TASK TO CARRY OUT: Using the listing that follows, filter out every line lacking the string "bool" and return the rest.
┏━━
// ... 1652 lines not shown
#pragma unroll
            for (int w = 0; w < WPB; w++) sum += wsum[w];
            touched += (unsigned long long)sum * (unsigned long long)(i1 - i0);
        }
        const int nb = (int)((i1 - i0 + 15) / 16);
        auto cload = [&](d2 (&cr)[PER], int s) {
#pragma unroll
            for (int u = 0; u < PER; u++) {
                const int e = threadIdx.x + u * NTH;
                const int q = e >> 3, rr = 2 * (e & 7);
                const int64_t row = i0 + 16 * s + rr;
                d2 v = d2{0.0, 0.0};
                if (s < nb && q < np && row < i1 && (NPC % NTH == 0 || e < NPC))
                    v = *(const d2 *)(Cbuf + (int64_t)q * cs + row);
                cr[u] = -v;
            }
        };
        auto cstore = [&](const d2 (&cr)[PER], int s) {
#pragma unroll
            for (int u = 0; u < PER; u++)
                if (NPC % NTH == 0 || threadIdx.x + u * NTH < NPC) *(d2 *)(&sC[s % NB][2 * (threadIdx.x + u * NTH)]) = cr[u];
        };
        for (int s = 0; s < NB - 1; s++) {
            d2 cr[PER];
            cload(cr, s);
            cstore(cr, s);
        }
        d2 cn[PER];
        cload(cn, NB - 1);
        auto tload = [&](d2 (&x)[4], int s) {
#pragma unroll
            for (int r = 0; r < 4; r++) {
                const int64_t row = i0 + 16 * s + lk + 4 * r;
                x[r] = (ok && row < i1) ? __builtin_nontemporal_load((const d2 *)(T + row * ld + cl)) : d2{0.0, 0.0};
            }
        };
        d2 t[4];
        tload(t, 0);
        for (int s = 0; s < nb; s++) {
            d2 tn[4];
            if (s + 1 < nb) tload(tn, s + 1);
            __syncthreads();
            cstore(cn, s + NB - 1);
            cload(cn, s + NB);
            if (wlive) {
                d4 ae = d4{t[0].x, t[1].x, t[2].x, t[3].x};
                d4 ao = d4{t[0].y, t[1].y, t[2].y, t[3].y};
                const double *sa = &sC[s % NB][lk * 16 + lc];
                double a0 = sa[0], a1 = sa[64];
#pragma unroll
                for (int gq = 0; gq < G; gq += 2) {
                    double n0 = 0.0, n1 = 0.0;
                    if (gq + 2 < G) {
                        n0 = sa[(gq + 2) * 64];
                        n1 = sa[(gq + 3) * 64];
                    }
                    __builtin_amdgcn_sched_barrier(0);
                    ae = __builtin_amdgcn_mfma_f64_16x16x4f64(a0, be[gq], ae, 0, 0, 0);
                    ao = __builtin_amdgcn_mfma_f64_16x16x4f64(a0, bo[gq], ao, 0, 0, 0);
                    ae = __builtin_amdgcn_mfma_f64_16x16x4f64(a1, be[gq + 1], ae, 0, 0, 0);
                    ao = __builtin_amdgcn_mfma_f64_16x16x4f64(a1, bo[gq + 1], ao, 0, 0, 0);
                    __builtin_amdgcn_sched_barrier(0);
                    a0 = n0;
                    a1 = n1;
                }
#pragma unroll
                for (int r = 0; r < 4; r++) {
                    const int64_t row = i0 + 16 * s + lk + 4 * r;
                    if (ok && row < i1) __builtin_nontemporal_store(d2{ae[r], ao[r]}, (d2 *)(T + row * ld + cl));
                }
            }
#pragma unroll
            for (int r = 0; r < 4; r++) t[r] = tn[r];
        }
    }
    if (threadIdx.x == 0 && touched) atomicAdd(&st->touched, touched);
}

template <int K>
__global__ __launch_bounds__(kBlock) void k_flush_pivot_rows(double *__restrict__ T, Geo g,
                                                             const DevState *__restrict__ st,
                                                             const double *__restrict__ Pbuf,
                                                             const double *__restrict__ mul,
                                                             const int64_t *__restrict__ rq) {
    static_assert((K == 64 || K == 96 || K == 128) && K <= LPG_DEFER_MAX && kBlock == 256,
                  "4 waves x K/16 groups of 4 rows");
    constexpr bool LM = K == 64;
    constexpr int PW = K / (kBlock / 64);
    constexpr int MT = LM ? K * K / kBlock : 1;
    __shared__ double sP[K][64];
    __shared__ __attribute__((aligned(32))) double sM[LM ? K * K : 4];
    __shared__ __attribute__((aligned(32))) double sMg[LM ? 1 : kBlock / 64][LM ? 1 : K][4];
    const int np = (int)st->npend;
    if (np <= 0) return;
    const int c = threadIdx.x & 63, w = threadIdx.x >> 6;
    const int64_t j = (int64_t)blockIdx.x * 64 + c;
    const bool ok = j < g.ncols;
    {
        double v[PW], m[MT];
#pragma unroll
        for (int k = 0; k < PW; k++) {
            const int u = w + 4 * k;
            v[k] = (ok && u < np) ? Pbuf[(int64_t)u * g.ld + j] : 0.0;
        }
#pragma unroll
        for (int k = 0; k < MT; k++) {
            const int e = threadIdx.x + kBlock * k;
            m[k] = (LM && e / K < np) ? mul[(e / K) * LPG_DEFER_MAX + e % K] : 0.0;
        }
#pragma unroll
        for (int k = 0; k < PW; k++) sP[w + 4 * k][c] = v[k];
        if (LM) {
#pragma unroll
            for (int k = 0; k < MT; k++) sM[threadIdx.x + kBlock * k] = m[k];
        }
    }
    const int64_t ru = c < np ? rq[c] : -1;
    const int64_t ru1 = K > 64 && 64 + c < np ? rq[64 + c] : -1;
    __syncthreads();
#pragma unroll 1
    for (int k = 0; k < K / 16; k++) {
        const int grp = (k & 1) ? 8 * (k >> 1) + 7 - w : 8 * (k >> 1) + w;
        const int q0 = 4 * grp;
        if (q0 >= np) continue;
        double x0 = sP[q0][c], x1 = sP[q0 + 1][c], x2 = sP[q0 + 2][c], x3 = sP[q0 + 3][c];
        if (!LM) {
#pragma unroll
            for (int k = 0; k < (LM ? 1 : (K + 63) / 64); k++) {
                const int u = c + 64 * k;
                if (u < K) {
                    const d4 m = *(const d4 *)(mul + (u < np ? u : 0) * LPG_DEFER_MAX + q0);
                    *(d4 *)&sMg[LM ? 0 : w][LM ? 0 : u][0] = u < np ? m : d4{0.0, 0.0, 0.0, 0.0};
                }
            }
        }
        auto m4 = [&](int u) {
            return LM ? *(const d4 *)(sM + u * K + q0) : *(const d4 *)&sMg[LM ? 0 : w][LM ? 0 : u][0];
        };
        if (q0 + 1 < np) {
            const double p = sP[q0 + 1][c];
            const d4 m = m4(q0 + 1);
            x0 = fma(m[0], p, x0);
        }
        if (q0 + 2 < np) {
            const double p = sP[q0 + 2][c];
            const d4 m = m4(q0 + 2);
            x0 = fma(m[0], p, x0);
            x1 = fma(m[1], p, x1);
        }
        if (q0 + 3 < np) {
            const double p = sP[q0 + 3][c];
            const d4 m = m4(q0 + 3);
            x0 = fma(m[0], p, x0);
            x1 = fma(m[1], p, x1);
            x2 = fma(m[2], p, x2);
        }
#pragma unroll 2
        for (int u = q0 + 4; u < np; u++) {
            const double p = sP[u][c];
            const d4 m = m4(u);
            x0 = fma(m[0], p, x0);
            x1 = fma(m[1], p, x1);
            x2 = fma(m[2], p, x2);
            x3 = fma(m[3], p, x3);
        }
        const double xs[4] = {x0, x1, x2, x3};
#pragma unroll
        for (int i = 0; i < 4; i++) {
            const int q = q0 + i;
            if (q >= np) break;
            const int64_t r = q < 64 ? (int64_t)rdl64((uint64_t)ru, q) : (int64_t)rdl64((uint64_t)ru1, q - 64);
            if (r < 0) continue;
            if (__ballot(c > q && ru == r)) continue;
            if (K > 64 && __ballot(64 + c > q && ru1 == r)) continue;
            if (ok) T[r * g.ld + j] = xs[i];
        }
    }
}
┗━━
ANSWER:
    constexpr bool LM = K == 64;
    const bool ok = j < g.ncols;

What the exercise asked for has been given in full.